=== Begin Enclosure ===

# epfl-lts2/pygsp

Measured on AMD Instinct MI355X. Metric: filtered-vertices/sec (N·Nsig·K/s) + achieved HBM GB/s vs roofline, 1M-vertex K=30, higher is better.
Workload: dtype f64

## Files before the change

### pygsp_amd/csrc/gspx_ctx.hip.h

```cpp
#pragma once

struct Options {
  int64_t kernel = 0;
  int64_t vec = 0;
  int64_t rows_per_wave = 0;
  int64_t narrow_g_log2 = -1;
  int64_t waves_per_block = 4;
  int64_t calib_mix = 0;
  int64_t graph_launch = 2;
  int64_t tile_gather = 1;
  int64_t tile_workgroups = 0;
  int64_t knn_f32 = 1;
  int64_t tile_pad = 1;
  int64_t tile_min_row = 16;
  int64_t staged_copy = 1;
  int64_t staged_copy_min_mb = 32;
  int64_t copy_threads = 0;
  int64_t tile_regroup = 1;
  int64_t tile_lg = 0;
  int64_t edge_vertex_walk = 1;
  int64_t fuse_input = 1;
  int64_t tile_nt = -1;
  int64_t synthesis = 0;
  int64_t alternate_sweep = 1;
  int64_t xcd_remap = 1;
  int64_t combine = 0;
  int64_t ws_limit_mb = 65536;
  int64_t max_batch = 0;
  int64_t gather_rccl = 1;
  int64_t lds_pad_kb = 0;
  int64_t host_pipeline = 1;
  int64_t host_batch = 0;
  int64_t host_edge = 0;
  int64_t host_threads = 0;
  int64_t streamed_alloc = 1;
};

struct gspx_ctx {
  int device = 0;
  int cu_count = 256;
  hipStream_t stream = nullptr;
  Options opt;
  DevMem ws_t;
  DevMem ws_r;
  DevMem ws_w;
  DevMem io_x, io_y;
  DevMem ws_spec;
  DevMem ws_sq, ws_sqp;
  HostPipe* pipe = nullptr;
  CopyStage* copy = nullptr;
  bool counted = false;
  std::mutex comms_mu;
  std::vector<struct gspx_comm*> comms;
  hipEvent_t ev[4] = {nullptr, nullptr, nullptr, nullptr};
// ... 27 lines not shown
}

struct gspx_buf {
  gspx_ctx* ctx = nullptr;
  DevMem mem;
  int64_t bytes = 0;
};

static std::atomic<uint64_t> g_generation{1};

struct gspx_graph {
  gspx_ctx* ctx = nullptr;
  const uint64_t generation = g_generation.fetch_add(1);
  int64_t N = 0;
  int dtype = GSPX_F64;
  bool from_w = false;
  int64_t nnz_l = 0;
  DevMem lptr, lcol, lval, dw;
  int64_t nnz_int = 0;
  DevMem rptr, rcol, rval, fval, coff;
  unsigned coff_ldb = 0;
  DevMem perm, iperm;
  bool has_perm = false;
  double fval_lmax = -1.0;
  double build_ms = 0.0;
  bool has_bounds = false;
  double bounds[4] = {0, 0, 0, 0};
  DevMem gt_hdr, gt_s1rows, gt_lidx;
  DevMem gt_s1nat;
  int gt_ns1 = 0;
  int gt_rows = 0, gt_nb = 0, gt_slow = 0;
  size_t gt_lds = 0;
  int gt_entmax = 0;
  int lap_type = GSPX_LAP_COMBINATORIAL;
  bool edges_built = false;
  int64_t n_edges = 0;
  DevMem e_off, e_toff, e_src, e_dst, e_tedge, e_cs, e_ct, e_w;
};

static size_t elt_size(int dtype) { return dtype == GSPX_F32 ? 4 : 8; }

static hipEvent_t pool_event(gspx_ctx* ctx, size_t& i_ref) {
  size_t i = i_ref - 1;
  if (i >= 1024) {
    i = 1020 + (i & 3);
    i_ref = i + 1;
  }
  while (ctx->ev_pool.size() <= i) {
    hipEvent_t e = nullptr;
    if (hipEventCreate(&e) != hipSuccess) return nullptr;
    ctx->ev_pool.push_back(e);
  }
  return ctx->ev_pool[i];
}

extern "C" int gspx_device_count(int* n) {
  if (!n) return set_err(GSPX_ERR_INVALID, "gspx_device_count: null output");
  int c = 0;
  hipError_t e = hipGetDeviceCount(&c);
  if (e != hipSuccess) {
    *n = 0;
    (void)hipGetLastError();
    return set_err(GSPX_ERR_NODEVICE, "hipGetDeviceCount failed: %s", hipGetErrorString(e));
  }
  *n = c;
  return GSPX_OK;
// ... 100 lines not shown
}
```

=== End Enclosure ===
=== Begin Enclosure ===

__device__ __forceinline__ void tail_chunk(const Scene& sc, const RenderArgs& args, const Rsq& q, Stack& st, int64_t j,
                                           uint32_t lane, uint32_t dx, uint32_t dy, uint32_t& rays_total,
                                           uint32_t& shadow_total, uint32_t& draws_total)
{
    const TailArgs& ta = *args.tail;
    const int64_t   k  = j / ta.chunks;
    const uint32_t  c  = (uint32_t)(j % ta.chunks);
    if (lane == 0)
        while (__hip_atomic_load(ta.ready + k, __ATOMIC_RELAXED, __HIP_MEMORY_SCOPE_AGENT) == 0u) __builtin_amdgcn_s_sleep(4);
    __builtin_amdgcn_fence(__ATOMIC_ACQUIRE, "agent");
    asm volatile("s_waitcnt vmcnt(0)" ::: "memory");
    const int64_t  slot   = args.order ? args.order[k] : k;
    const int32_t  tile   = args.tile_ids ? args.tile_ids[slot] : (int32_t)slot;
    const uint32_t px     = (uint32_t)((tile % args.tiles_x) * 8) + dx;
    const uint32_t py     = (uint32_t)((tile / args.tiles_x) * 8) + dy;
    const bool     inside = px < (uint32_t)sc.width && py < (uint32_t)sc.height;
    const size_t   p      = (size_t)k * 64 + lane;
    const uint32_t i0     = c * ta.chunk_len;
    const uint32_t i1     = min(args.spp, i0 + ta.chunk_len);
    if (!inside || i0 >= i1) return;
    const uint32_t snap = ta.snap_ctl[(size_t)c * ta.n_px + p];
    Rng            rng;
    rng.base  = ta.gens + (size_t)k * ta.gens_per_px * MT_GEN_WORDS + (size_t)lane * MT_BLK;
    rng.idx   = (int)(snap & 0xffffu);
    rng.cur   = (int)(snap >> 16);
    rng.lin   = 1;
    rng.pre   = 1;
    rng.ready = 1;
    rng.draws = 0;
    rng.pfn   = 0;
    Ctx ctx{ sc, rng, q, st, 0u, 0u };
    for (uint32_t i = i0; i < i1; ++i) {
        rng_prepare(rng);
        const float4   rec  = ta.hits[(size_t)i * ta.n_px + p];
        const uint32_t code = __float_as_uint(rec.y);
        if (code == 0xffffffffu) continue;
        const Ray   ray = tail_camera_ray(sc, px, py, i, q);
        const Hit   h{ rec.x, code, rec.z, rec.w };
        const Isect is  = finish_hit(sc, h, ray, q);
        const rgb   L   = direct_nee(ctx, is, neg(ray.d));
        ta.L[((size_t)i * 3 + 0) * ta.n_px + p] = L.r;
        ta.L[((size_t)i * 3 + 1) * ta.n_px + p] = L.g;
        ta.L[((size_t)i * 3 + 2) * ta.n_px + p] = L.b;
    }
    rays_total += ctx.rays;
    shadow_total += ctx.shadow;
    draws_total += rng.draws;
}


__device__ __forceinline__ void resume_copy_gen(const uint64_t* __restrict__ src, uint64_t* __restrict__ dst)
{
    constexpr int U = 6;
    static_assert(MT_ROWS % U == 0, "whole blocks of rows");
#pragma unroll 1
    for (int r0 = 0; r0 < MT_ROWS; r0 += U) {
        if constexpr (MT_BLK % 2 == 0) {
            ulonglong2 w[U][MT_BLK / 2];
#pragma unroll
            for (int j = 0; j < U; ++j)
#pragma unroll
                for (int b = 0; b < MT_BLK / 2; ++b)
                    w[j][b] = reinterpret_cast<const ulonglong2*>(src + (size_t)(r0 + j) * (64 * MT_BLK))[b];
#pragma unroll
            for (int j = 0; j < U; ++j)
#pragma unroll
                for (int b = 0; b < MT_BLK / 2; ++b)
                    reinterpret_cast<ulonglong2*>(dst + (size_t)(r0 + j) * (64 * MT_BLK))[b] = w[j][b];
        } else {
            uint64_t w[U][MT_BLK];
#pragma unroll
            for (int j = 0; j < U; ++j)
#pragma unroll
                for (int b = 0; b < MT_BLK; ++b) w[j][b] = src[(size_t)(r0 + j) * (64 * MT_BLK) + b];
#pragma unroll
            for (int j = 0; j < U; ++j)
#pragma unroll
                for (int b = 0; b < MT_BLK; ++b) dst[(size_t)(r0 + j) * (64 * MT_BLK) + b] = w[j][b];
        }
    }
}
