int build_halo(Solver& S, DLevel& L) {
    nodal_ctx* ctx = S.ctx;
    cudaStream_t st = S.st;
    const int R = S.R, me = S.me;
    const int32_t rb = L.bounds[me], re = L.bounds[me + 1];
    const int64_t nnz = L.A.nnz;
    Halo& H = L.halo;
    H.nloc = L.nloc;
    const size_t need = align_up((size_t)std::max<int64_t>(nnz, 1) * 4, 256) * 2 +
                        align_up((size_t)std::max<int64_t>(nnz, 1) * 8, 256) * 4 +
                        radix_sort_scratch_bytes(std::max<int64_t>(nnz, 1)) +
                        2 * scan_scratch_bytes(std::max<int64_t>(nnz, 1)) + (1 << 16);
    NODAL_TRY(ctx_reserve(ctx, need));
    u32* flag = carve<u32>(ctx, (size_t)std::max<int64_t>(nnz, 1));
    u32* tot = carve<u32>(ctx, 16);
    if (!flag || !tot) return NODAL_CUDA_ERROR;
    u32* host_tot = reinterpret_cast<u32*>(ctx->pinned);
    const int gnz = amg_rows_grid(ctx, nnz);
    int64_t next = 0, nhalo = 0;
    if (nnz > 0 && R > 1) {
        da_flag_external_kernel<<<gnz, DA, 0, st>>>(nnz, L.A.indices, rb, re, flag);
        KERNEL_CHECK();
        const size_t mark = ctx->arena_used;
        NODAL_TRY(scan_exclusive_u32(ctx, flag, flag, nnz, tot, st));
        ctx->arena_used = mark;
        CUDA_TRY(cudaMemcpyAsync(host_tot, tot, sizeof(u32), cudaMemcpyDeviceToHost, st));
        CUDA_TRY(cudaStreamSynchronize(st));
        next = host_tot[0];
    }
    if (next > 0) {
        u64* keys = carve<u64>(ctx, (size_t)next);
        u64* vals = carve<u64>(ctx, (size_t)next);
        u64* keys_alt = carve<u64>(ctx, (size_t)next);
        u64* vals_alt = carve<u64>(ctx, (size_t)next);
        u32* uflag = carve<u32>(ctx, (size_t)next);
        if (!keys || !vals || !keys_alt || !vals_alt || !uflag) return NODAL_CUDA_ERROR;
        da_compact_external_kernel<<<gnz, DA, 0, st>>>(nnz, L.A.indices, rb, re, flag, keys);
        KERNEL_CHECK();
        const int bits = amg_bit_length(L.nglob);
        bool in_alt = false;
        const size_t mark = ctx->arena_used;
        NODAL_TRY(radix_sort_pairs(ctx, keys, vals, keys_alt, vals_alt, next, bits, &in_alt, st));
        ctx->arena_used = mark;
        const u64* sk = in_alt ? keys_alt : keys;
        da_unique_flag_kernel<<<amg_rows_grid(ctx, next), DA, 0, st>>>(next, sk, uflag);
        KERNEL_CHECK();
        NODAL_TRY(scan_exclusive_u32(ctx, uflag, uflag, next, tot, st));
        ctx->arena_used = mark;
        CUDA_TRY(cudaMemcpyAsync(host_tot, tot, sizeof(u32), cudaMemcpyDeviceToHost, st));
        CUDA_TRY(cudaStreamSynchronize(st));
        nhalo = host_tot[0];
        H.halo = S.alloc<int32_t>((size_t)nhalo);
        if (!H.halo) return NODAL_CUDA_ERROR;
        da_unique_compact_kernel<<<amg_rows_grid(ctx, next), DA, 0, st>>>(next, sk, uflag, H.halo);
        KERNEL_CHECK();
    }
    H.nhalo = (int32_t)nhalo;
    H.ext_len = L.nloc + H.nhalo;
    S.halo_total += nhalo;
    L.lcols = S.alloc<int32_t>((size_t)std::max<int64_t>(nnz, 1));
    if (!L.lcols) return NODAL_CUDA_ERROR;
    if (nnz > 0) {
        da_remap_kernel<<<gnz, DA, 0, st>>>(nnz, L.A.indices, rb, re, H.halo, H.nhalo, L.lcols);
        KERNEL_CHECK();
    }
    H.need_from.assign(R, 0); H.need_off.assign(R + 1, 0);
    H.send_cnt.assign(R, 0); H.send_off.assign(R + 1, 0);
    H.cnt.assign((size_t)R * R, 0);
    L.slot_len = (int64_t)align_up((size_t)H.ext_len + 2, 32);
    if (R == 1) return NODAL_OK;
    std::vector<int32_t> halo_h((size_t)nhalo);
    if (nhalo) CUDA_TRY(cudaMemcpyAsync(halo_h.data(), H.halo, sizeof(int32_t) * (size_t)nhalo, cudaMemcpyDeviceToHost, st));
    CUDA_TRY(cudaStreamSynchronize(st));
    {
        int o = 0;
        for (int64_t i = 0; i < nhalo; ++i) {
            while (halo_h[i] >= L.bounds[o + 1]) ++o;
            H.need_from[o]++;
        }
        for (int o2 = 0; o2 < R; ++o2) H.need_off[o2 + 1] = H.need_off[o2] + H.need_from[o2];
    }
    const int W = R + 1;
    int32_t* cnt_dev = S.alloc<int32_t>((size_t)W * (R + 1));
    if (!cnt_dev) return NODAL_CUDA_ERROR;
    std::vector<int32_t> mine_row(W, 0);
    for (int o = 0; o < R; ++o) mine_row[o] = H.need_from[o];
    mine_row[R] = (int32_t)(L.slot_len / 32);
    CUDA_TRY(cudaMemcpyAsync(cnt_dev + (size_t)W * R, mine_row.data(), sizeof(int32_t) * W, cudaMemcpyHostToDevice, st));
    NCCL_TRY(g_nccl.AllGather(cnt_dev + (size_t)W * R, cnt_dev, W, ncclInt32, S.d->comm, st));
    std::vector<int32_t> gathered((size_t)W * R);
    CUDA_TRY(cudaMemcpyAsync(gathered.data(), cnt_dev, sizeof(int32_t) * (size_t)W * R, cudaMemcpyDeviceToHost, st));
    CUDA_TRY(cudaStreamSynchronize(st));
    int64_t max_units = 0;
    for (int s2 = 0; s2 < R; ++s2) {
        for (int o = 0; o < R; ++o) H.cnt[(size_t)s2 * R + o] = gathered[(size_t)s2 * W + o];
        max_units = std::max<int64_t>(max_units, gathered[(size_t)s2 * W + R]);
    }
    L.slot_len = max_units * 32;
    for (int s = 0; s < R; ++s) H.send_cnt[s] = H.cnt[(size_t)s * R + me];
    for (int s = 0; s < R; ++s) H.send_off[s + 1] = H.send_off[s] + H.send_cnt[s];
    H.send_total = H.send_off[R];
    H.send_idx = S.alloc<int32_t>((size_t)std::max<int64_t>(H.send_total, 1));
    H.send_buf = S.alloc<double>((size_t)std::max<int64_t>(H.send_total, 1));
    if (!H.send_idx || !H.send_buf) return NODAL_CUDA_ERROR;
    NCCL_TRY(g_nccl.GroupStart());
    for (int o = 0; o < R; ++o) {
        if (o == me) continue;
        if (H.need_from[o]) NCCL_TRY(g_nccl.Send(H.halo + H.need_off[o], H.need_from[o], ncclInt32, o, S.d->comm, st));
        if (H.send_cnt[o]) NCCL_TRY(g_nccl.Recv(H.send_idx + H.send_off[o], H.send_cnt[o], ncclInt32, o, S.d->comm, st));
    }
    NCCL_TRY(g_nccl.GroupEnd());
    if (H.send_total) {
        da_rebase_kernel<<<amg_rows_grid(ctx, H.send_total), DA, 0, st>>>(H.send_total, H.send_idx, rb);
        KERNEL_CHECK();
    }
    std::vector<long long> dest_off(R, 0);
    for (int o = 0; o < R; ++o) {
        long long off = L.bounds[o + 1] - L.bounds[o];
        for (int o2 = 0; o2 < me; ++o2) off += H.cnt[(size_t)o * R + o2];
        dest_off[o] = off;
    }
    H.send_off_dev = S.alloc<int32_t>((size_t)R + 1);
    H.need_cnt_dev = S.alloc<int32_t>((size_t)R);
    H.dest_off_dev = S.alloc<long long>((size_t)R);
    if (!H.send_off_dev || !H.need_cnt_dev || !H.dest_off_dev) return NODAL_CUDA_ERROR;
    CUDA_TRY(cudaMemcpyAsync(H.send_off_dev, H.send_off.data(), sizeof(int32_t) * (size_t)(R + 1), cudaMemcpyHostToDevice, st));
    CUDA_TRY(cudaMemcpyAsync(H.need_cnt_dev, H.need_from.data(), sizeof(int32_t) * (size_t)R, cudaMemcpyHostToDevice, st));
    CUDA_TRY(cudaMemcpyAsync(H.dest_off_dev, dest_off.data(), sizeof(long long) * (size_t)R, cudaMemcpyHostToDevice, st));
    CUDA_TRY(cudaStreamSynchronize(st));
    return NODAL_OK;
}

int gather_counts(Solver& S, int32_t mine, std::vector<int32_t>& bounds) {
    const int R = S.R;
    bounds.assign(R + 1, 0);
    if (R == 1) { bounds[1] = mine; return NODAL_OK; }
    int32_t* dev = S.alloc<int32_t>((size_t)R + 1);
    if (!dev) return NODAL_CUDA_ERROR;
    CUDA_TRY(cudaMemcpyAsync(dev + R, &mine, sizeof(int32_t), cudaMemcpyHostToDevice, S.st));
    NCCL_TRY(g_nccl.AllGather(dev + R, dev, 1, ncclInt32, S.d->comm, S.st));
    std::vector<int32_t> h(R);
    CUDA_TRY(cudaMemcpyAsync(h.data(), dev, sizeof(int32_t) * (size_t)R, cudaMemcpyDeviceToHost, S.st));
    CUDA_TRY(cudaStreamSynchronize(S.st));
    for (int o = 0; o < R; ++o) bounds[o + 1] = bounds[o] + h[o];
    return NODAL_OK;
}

=== End Enclosure ===

■ TASK GOAL: Copy out only the lines of the records above from the one with "for (int s = 0; s < R; ++s) H.send_off[s" through the one with "long long off", exactly as they stand, both included.

■ SOLUTION FOR THIS PROBLEM:
    for (int s = 0; s < R; ++s) H.send_off[s + 1] = H.send_off[s] + H.send_cnt[s];
    H.send_total = H.send_off[R];
    H.send_idx = S.alloc<int32_t>((size_t)std::max<int64_t>(H.send_total, 1));
    H.send_buf = S.alloc<double>((size_t)std::max<int64_t>(H.send_total, 1));
    if (!H.send_idx || !H.send_buf) return NODAL_CUDA_ERROR;
    NCCL_TRY(g_nccl.GroupStart());
    for (int o = 0; o < R; ++o) {
        if (o == me) continue;
        if (H.need_from[o]) NCCL_TRY(g_nccl.Send(H.halo + H.need_off[o], H.need_from[o], ncclInt32, o, S.d->comm, st));
        if (H.send_cnt[o]) NCCL_TRY(g_nccl.Recv(H.send_idx + H.send_off[o], H.send_cnt[o], ncclInt32, o, S.d->comm, st));
    }
    NCCL_TRY(g_nccl.GroupEnd());
    if (H.send_total) {
        da_rebase_kernel<<<amg_rows_grid(ctx, H.send_total), DA, 0, st>>>(H.send_total, H.send_idx, rb);
        KERNEL_CHECK();
    }
    std::vector<long long> dest_off(R, 0);
    for (int o = 0; o < R; ++o) {
        long long off = L.bounds[o + 1] - L.bounds[o];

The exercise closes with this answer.